March 22, 2017
By Mark Terry, BioSpace.com Breaking News Staff
The U.S. Patent Trial and Appeal Board rejected a patent suit against Cambridge, Mass.-based Biogen leveled by Texas hedge fund manager Kyle Bass.
Had the ruling gone the other way, it would likely have damaged Biogen’s revenue stream from its oral multiple sclerosis blockbuster drug Tecfidera. Tecfidera brought in almost $4 billion in sales in 2016. The decision will likely fend off generic competitors by four or five years, according to Salim Syed, an analyst with Mizuho.
The patent challenge focused on the 514 patent, which describes a way of dosing MS patients with 480 milligrams per day of a list of specific fumarates. Biogen is not the only target of Bass, who has filed several lawsuits against companies “that he believed were being improperly extended based on dosing schedules, preventing cheaper drugs from hitting the market,” according to StreetInsider.

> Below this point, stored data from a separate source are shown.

# HarryL-Git/ampnet

Hardware: AMD Instinct MI355X
Metric: AMPConv edges/sec (fwd+bwd) (higher is better)
Workload: dtype f32

## Files before the change

### ampnet_amd/csrc/edge_mfma_f16x2.hip

```cpp
#include "edge_wave16.h"

namespace {
using namespace wave16;

constexpr int kLoOff = kPlaneBytes + 64;
constexpr int kTileBytes = kLoOff + kPlaneBytes;
constexpr float kPScale = 16384.f;
constexpr float kPUnscale = 1.f / 16384.f;
constexpr float kSqrtDh = 5.656854249492381f;
constexpr float kMasked = -__builtin_inff();

#define MFMA_F16(a, b, c) \
  __builtin_amdgcn_mfma_f32_16x16x32_f16(__builtin_bit_cast(f16x8, a), __builtin_bit_cast(f16x8, b), (c), 0, 0, 0)

__device__ __forceinline__ f32x4 mfma3(const i32x4 &ah, const i32x4 &al, const i32x4 &bh, const i32x4 &bl, f32x4 c) {
  c = MFMA_F16(al, bh, c);
  c = MFMA_F16(ah, bl, c);
  return MFMA_F16(ah, bh, c);
}

__device__ __forceinline__ float tile_max_norm2(const i32x4 &f0, const i32x4 &f1) {
  const float t = fmaxf(groups_sum(frag_sumsq(f0)), groups_sum(frag_sumsq(f1)));
  return __builtin_bit_cast(float, __builtin_amdgcn_readfirstlane(__builtin_bit_cast(int, row16_max(t))));
}
__device__ __forceinline__ float ds_scale(float own2, float other) {
  return plane_scale(2.f * __builtin_sqrtf(own2) * (kSqrtDh * other));
}

__device__ __forceinline__ void cd_frag2(const f32x4 &t0, float t1_0, i32x4 &hi, i32x4 &lo) {
  int h0, l0, h1, l1, h2, l2;
  split2(t0[0], t0[1], h0, l0);
  split2(t0[2], t0[3], h1, l1);
  split2(t1_0, 0.f, h2, l2);
  hi = i32x4{h0, h1, h2, 0};
  lo = i32x4{l0, l1, l2, 0};
}

struct Args {
  ampconv_view_t Q, K, V, dO, O, dK, dV;
  const int32_t *ptr, *idx;
  const float *bounds;
  float *absmax;
  const int32_t *spos;
  float *stats;
  HubArgs hub;
  int64_t n_units;
  int L, H;
};

template <bool QUARTER, int MC>
__device__ __forceinline__ float store_tile(const ampconv_view_t &v, int64_t node, int h, const f32x4 (&T)[MC][2],
                                            float scale, int L, int lane) {
  const int g = lane >> 4, n = lane & 15;
  float m = 0.f;
#pragma unroll
  for (int nt = 0; nt < 2; ++nt) {
    const int i = nt == 0 ? n : (QUARTER ? 16 + (n >> 2) : 16 + n);
    if (i < L && (nt == 0 || !QUARTER || (n & 3) == 0)) {
#pragma unroll
      for (int mc = 0; mc < MC; ++mc) {
        const float4 o = make_float4(T[mc][nt][0] * scale, T[mc][nt][1] * scale, T[mc][nt][2] * scale,
                                     T[mc][nt][3] * scale);
        const int64_t off = node * v.node_stride + (int64_t)h * v.head_stride + (int64_t)i * v.row_stride + 4 * g + 16 * mc;
        *reinterpret_cast<float4 *>(reinterpret_cast<float *>(v.ptr) + off) = o;
        m = finite_abs_max(m, o);
      }
    }
  }
  return m;
}

struct FmtP {
  using Args = ::Args;
  static constexpr int kPlanes = 2, kElemBytes = 4, kLoOff = ::kLoOff, kTileBytes = ::kTileBytes;
  using Frag = wave16::Frag<2>;
  template <bool HALF> using Geom = PairGeom<HALF ? 4 : 8, HALF ? 3 : 5, HALF ? 4 : 8, 2, ::kLoOff>;
  static constexpr bool kHalfZeroLds = true;
  template <bool HALF> static constexpr int mc_tiles() { return HALF ? 1 : 2; }
  static constexpr bool kShadow = true;
  static constexpr float kMasked = ::kMasked, kPMul = kPScale;

  static __device__ __forceinline__ f32x4 mma(const Frag &a, const Frag &b, f32x4 c) { return mfma3(a.p[0], a.p[1], b.p[0], b.p[1], c); }
  static __device__ __forceinline__ Frag cd_frag(const f32x4 &t0, const f32x4 &t1) {
    Frag f;
    cd_frag2(t0, t1[0], f.p[0], f.p[1]);
    return f;
  }

  struct Scales {
    float uq, ug, sc;
  };
  template <bool HALF> static constexpr float inv_sqrt_dh() { return HALF ? 0.25f : 0.17677669529663687f; }
  template <bool HALF> static __device__ __forceinline__ Scales scales(const Args &a) {
    const float uq = 1.f / plane_scale(uniform_ld(a.bounds)), ug = 1.f / plane_scale(uniform_ld(a.bounds + 1));
    return Scales{uq, ug, (kLog2e * inv_sqrt_dh<HALF>() * uq) * uq};
  }
  static __device__ __forceinline__ int64_t qrow(const Args &, int64_t r) { return r; }
  static __device__ __forceinline__ float fwd_scale(const Scales &k, float mean) { return kPUnscale * k.uq * mean; }
  static __device__ __forceinline__ float ds_mul(const Args &a, int, const Frag (&gB)[2]) {
    return ds_scale(tile_max_norm2(gB[0].p[0], gB[1].p[0]), uniform_ld(a.bounds + 2) * plane_scale(uniform_ld(a.bounds)));
  }
  template <bool HALF> static __device__ __forceinline__ float dq_scale(const Args &, const Scales &k, float ss, bool hubp) {
    return (((1.f / ss) * k.uq) * k.ug) * k.uq * (hubp ? 1.f : inv_sqrt_dh<HALF>());
  }

  template <bool HALF>
  static __device__ __forceinline__ float store(const ampconv_view_t &v, int64_t node, int h, const f32x4 (&T)[HALF ? 1 : 2][2],
                                                float scale, bool, int L, int lane) {
    return store_tile<false, HALF ? 1 : 2>(v, node, h, T, scale, L, lane);
  }
  template <bool HALF>
  static __device__ __forceinline__ void store_zero(const ampconv_view_t &v, int64_t node, int h, int L, int lane) {
    constexpr int MC = HALF ? 1 : 2;
    f32x4 Z[MC][2];
#pragma unroll
    for (int mc = 0; mc < MC; ++mc) Z[mc][0] = Z[mc][1] = f32x4{0.f, 0.f, 0.f, 0.f};
    store_tile<false, MC>(v, node, h, Z, 0.f, L, lane);
  }
  static __device__ __forceinline__ void record_absmax(const Args &a, float m) {
    if (a.absmax) wave_record_absmax(a.absmax, m);
  }
};

template <bool FULL, bool HALF>
__global__ __launch_bounds__(64 * kWavesPerBlock, 4) void fwd_f16x2(Args a) { fwd_body<FmtP, FULL, HALF>(a); }
template <bool FULL, bool STATS, bool HALF>
__global__ __launch_bounds__(64 * kWavesPerBlock, 3) void bwd_dst_f16x2(Args a) { bwd_dst_body<FmtP, FULL, STATS, HALF>(a); }

constexpr int kSrcLds = 4 * kTileBytes + 2 * kLmax * 4 + 32;
template <bool FULL, bool STATS, bool HALF>
__global__ __launch_bounds__(64 * kWavesPerBlock, 3) void bwd_src_f16x2(Args a) {
  using G = FmtP::Geom<HALF>;
  constexpr int MC = HALF ? 1 : 2;
  __shared__ __attribute__((aligned(16))) char lds_all[kWavesPerBlock][kSrcLds];
  for_unit<FmtP, HALF>(a, a.dK, &a.dV, [&](const Unit &u) __attribute__((always_inline)) {
    const int lane = u.lane, h = u.h, beg = u.beg, end = u.end;
    const int L = a.L, n = lane & 15;
    char *Qt = lds_all[u.wave], *Gt = Qt + kTileBytes, *Ko = Gt + kTileBytes, *Vo = Ko + kTileBytes;
    const FmtP::Scales k = FmtP::scales<HALF>(a);
    const float ug = k.ug, sc = k.sc;

    if (!FULL || HALF) lds_zero(Qt, 4 * kTileBytes, lane);
    Pair16<G::NLD> qg;
    pair16_load<FULL, G>(qg, slot_ptr<4>(a.K, u.row, h), (unsigned)a.K.row_stride * 4u, slot_ptr<4>(a.V, u.row, h),
                       (unsigned)a.V.row_stride * 4u, L, lane);
    pair16_to_lds<FULL, G, kTileBytes>(Ko, qg, L, lane);
    __builtin_amdgcn_wave_barrier();
    const float ss = ds_scale(tile_max_norm2(rowfrag(Vo, 0, lane), rowfrag(Vo, 1, lane)), uniform_ld(a.bounds + 3) * plane_scale(uniform_ld(a.bounds + 1)));
    f32x4 dKT[MC][2], dVT[MC][2];
#pragma unroll
    for (int mc = 0; mc < MC; ++mc)
      dKT[mc][0] = dKT[mc][1] = dVT[mc][0] = dVT[mc][1] = f32x4{0.f, 0.f, 0.f, 0.f};

    IdxWindow win;
    const unsigned qrb = (unsigned)a.Q.row_stride * 4u, grb = (unsigned)a.dO.row_stride * 4u;
    float *stl = reinterpret_cast<float *>(Vo + kTileBytes);
    float sv = 0.f;
    auto fetch = [&](int p) {
      const int64_t d = idxwin_get<false>(win, a.idx, nullptr, p, end, lane, nullptr);
      pair16_load<FULL, G>(qg, slot_ptr<4>(a.Q, d, h), qrb, slot_ptr<4>(a.dO, d, h), grb, L, lane);
      if (STATS && lane < kStatsPerUnit) sv = a.stats[((int64_t)p * a.H + h) * kStatsPerUnit + lane];
    };
    if (beg < end) {
      idxwin_load<false>(win, a.idx, nullptr, beg, end, lane);
      fetch(beg);
    }
    const bool v0 = FULL || n < L, v1 = (n & 3) == 0 && 16 + (n >> 2) < L;
    for (int p = beg; p < end; ++p) {
      pair16_to_lds<FULL, G, kTileBytes>(Qt, qg, L, lane);
      if (STATS && lane < kStatsPerUnit) stl[lane] = sv;
      if (p + 1 < end) fetch(p + 1);
      __builtin_amdgcn_wave_barrier();

      f32x4 S[2][2], dP[2][2];
      {
        i32x4 kh[2], kl[2], vh[2], vl[2];
#pragma unroll
        for (int nt = 0; nt < 2; ++nt) {
          kh[nt] = rowfrag(Ko, nt, lane);
          kl[nt] = rowfrag(Ko + kLoOff, nt, lane);
          vh[nt] = rowfrag(Vo, nt, lane);
          vl[nt] = rowfrag(Vo + kLoOff, nt, lane);
        }
#pragma unroll
        for (int mt = 0; mt < 2; ++mt) {
          const i32x4 ah = rowfrag(Qt, mt, lane), al = rowfrag(Qt + kLoOff, mt, lane);
          const i32x4 bh = rowfrag(Gt, mt, lane), bl = rowfrag(Gt + kLoOff, mt, lane);
#pragma unroll
          for (int nt = 0; nt < 2; ++nt) {
            S[mt][nt] = mfma3(ah, al, kh[nt], kl[nt], f32x4{0.f, 0.f, 0.f, 0.f});
            dP[mt][nt] = mfma3(bh, bl, vh[nt], vl[nt], f32x4{0.f, 0.f, 0.f, 0.f});
          }
        }
      }
      if (STATS) {
        const int g = lane >> 4;
        const f32x4 l0 = *reinterpret_cast<const f32x4 *>(stl + 4 * g), d0 = *reinterpret_cast<const f32x4 *>(stl + kLmax + 4 * g);
        const float l1 = stl[16 + g], d1 = stl[kLmax + 16 + g];
#pragma unroll
        for (int mt = 0; mt < 2; ++mt) {
#pragma unroll
          for (int q = 0; q < (mt == 0 ? 4 : 1); ++q) {
            const bool vr = FULL || (mt == 0 ? 4 * g + q : 16 + g) < L;
            const float ls = !vr ? 0.f : mt == 0 ? l0[q] : l1, dl = !vr ? 0.f : mt == 0 ? d0[q] : d1;
            const float s0 = (v0 && vr) ? S[mt][0][q] : kMasked, s1 = (v1 && vr) ? S[mt][1][q] : kMasked;
            const float p0 = fast_exp2(fmaf(s0, sc, -ls)), p1 = fast_exp2(fmaf(s1, sc, -ls));
            S[mt][0][q] = p0 * kPScale;
            S[mt][1][q] = p1 * kPScale;
            dP[mt][0][q] = p0 * (dP[mt][0][q] - dl) * ss;
            dP[mt][1][q] = p1 * (dP[mt][1][q] - dl) * ss;
          }
        }
      } else {
#pragma unroll
      for (int mt = 0; mt < 2; ++mt) {
#pragma unroll
        for (int q = 0; q < (mt == 0 ? 4 : 1); ++q) {
          const float s0 = v0 ? S[mt][0][q] : kMasked, s1 = v1 ? S[mt][1][q] : kMasked;
          const float m = row16_max(fmaxf(s0, s1));
          float p0 = fast_exp2((s0 - m) * sc), p1 = fast_exp2((s1 - m) * sc);
          const float rinv = fast_rcp(row16_sum(p0 + p1));
          p0 *= rinv;
          p1 *= rinv;
          const float delta = row16_sum(fmaf(p0, dP[mt][0][q], p1 * dP[mt][1][q]));
          S[mt][0][q] = p0 * kPScale;
          S[mt][1][q] = p1 * kPScale;
          dP[mt][0][q] = p0 * (dP[mt][0][q] - delta) * ss;
          dP[mt][1][q] = p1 * (dP[mt][1][q] - delta) * ss;
        }
      }
      }
      {
        i32x4 ph[2], pl[2], gh[MC], gl[MC];
        TR_PRE_READ();
#pragma unroll
        for (int mc = 0; mc < MC; ++mc) {
          gh[mc] = colfrag(Gt, mc, lane);
          gl[mc] = colfrag(Gt + kLoOff, mc, lane);
        }
#pragma unroll
        for (int nt = 0; nt < 2; ++nt) cd_frag2(S[0][nt], S[1][nt][0], ph[nt], pl[nt]);
        TR_FRAG_FENCE();
#pragma unroll
        for (int mc = 0; mc < MC; ++mc)
#pragma unroll
          for (int nt = 0; nt < 2; ++nt) dVT[mc][nt] = mfma3(gh[mc], gl[mc], ph[nt], pl[nt], dVT[mc][nt]);
        TR_WAR_GUARD();
      }
      {
        i32x4 sh[2], sl[2], qh[MC], ql[MC];
#pragma unroll
        for (int mc = 0; mc < MC; ++mc) {
          qh[mc] = colfrag(Qt, mc, lane);
          ql[mc] = colfrag(Qt + kLoOff, mc, lane);
        }
#pragma unroll
        for (int nt = 0; nt < 2; ++nt) cd_frag2(dP[0][nt], dP[1][nt][0], sh[nt], sl[nt]);
        TR_FRAG_FENCE();
#pragma unroll
        for (int mc = 0; mc < MC; ++mc)
#pragma unroll
          for (int nt = 0; nt < 2; ++nt) dKT[mc][nt] = mfma3(qh[mc], ql[mc], sh[nt], sl[nt], dKT[mc][nt]);
      }
      __builtin_amdgcn_wave_barrier();
    }
    const bool hubp = a.hub.mode == 2;
    float m = store_tile<true, MC>(a.dK, u.onode, h, dKT, FmtP::dq_scale<HALF>(a, k, ss, hubp), L, lane);
    m = fmaxf(m, store_tile<true, MC>(a.dV, u.onode, h, dVT, kPUnscale * ug, L, lane));
    FmtP::record_absmax(a, m);
  });
}
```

In a note to investors Syed wrote, “Biogen just won the IPR litigation against Kyle Bass. This allows Biogen’s ‘514 2028 dosing patent to stay. Consensus was modeling generic Tecfidera coming online in the U.S. about 2023/24. The extended patent life has about a $10 upward movement on a DCF basis according to our math (assuming Tecfidera can get marketed in the U.S. until 2028). Bear in mind this decision can be appealed by Bass and that process can take 12-18 months, so investors may want to risk adjust this number.”
Biogen already settled part of an ongoing patent case with Denmark’s Forward Pharma A/S in January. It agreed to pay $1.2 billion to license Forward’s intellectual property that was part of an active ingredient in Tecfidera. The licensing deal gave Biogen an irrevocable license to Forward’s intellectual property. There is a pending decision on whether Biogen will pay Forward royalties on net sales of Biogen products for MS that are covered by a Forward patent and that have dimethyl fumarate (DMF) as an active pharmaceutical ingredient.
Biogen (BIIB) popped a little bit at the news, currently trading for $275.79.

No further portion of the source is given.